--- Exercise aim ---
Print only the closing part of the entries. It starts at the line containing "b.proj_bgb = F32(bi.v[5]);" and includes the final line, exactly as written.

───── Information ─────

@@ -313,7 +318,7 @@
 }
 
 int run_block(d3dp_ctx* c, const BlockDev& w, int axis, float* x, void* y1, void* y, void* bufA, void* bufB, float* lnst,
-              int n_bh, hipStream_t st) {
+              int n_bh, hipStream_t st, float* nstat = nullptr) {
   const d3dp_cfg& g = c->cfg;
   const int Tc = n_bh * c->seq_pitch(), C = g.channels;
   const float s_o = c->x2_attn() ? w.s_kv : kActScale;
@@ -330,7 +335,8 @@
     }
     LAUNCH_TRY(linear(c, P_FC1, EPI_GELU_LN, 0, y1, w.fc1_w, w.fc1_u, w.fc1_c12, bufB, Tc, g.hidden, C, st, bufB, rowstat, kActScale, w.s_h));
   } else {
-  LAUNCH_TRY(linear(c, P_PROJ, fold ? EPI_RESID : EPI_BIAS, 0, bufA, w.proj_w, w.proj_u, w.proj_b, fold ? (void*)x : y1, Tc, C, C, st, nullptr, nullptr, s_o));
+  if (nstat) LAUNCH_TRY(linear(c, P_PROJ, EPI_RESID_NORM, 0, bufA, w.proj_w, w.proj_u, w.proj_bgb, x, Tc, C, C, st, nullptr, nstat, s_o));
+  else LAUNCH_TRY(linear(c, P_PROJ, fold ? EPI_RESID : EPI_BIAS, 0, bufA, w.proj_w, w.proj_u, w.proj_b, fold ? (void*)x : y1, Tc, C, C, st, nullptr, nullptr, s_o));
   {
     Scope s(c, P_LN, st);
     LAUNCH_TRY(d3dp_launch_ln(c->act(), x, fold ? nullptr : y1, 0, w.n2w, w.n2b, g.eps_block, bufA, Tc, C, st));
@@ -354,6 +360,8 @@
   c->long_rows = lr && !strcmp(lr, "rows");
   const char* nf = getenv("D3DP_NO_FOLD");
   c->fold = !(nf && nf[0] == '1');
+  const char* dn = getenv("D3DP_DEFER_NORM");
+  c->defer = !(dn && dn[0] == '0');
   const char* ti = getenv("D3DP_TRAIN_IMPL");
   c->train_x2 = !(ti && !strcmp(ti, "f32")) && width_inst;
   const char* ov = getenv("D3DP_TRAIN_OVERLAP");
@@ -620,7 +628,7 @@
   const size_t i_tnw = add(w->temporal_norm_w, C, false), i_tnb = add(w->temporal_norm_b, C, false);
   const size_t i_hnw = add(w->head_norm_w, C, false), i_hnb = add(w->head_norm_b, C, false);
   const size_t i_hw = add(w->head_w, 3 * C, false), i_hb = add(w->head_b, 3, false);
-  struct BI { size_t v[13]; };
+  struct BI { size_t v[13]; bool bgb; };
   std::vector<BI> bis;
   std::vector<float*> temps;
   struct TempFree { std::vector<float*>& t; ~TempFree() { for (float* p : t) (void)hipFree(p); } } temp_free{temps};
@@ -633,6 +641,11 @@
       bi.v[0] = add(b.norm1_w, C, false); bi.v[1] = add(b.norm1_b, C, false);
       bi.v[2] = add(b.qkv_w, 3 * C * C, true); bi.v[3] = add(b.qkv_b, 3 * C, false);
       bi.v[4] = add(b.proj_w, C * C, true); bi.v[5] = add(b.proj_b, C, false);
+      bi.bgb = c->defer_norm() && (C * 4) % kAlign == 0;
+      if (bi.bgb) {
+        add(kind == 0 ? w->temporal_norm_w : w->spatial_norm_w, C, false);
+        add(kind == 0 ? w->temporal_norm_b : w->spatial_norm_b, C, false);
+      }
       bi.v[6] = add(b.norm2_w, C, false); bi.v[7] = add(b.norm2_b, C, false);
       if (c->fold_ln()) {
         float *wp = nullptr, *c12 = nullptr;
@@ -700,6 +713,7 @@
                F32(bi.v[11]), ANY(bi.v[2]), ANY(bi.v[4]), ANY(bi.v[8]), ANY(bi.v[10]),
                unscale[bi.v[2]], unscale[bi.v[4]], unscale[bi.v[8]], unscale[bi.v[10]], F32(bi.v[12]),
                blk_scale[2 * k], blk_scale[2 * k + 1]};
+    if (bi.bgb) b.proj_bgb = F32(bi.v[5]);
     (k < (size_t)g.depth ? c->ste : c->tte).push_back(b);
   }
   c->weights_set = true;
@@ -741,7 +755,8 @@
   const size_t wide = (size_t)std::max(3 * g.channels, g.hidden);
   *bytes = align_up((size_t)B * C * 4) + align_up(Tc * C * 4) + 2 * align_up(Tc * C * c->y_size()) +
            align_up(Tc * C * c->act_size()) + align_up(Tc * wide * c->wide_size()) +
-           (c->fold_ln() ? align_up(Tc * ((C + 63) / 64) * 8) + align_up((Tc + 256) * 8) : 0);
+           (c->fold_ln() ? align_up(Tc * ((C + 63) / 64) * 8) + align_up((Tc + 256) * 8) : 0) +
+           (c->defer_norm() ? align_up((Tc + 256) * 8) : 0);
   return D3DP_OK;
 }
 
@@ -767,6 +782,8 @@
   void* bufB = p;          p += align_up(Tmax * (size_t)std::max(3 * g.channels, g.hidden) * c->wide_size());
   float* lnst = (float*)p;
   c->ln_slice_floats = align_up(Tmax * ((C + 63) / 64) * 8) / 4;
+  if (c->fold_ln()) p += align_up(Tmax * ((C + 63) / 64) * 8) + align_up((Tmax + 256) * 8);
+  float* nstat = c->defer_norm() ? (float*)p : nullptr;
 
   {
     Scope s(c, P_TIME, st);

─────

--- Task answer ---
+    if (bi.bgb) b.proj_bgb = F32(bi.v[5]);
     (k < (size_t)g.depth ? c->ste : c->tte).push_back(b);
   }
   c->weights_set = true;
@@ -741,7 +755,8 @@
   const size_t wide = (size_t)std::max(3 * g.channels, g.hidden);
   *bytes = align_up((size_t)B * C * 4) + align_up(Tc * C * 4) + 2 * align_up(Tc * C * c->y_size()) +
            align_up(Tc * C * c->act_size()) + align_up(Tc * wide * c->wide_size()) +
-           (c->fold_ln() ? align_up(Tc * ((C + 63) / 64) * 8) + align_up((Tc + 256) * 8) : 0);
+           (c->fold_ln() ? align_up(Tc * ((C + 63) / 64) * 8) + align_up((Tc + 256) * 8) : 0) +
+           (c->defer_norm() ? align_up((Tc + 256) * 8) : 0);
   return D3DP_OK;
 }
 
@@ -767,6 +782,8 @@
   void* bufB = p;          p += align_up(Tmax * (size_t)std::max(3 * g.channels, g.hidden) * c->wide_size());
   float* lnst = (float*)p;
   c->ln_slice_floats = align_up(Tmax * ((C + 63) / 64) * 8) / 4;
+  if (c->fold_ln()) p += align_up(Tmax * ((C + 63) / 64) * 8) + align_up((Tmax + 256) * 8);
+  float* nstat = c->defer_norm() ? (float*)p : nullptr;
 
   {
     Scope s(c, P_TIME, st);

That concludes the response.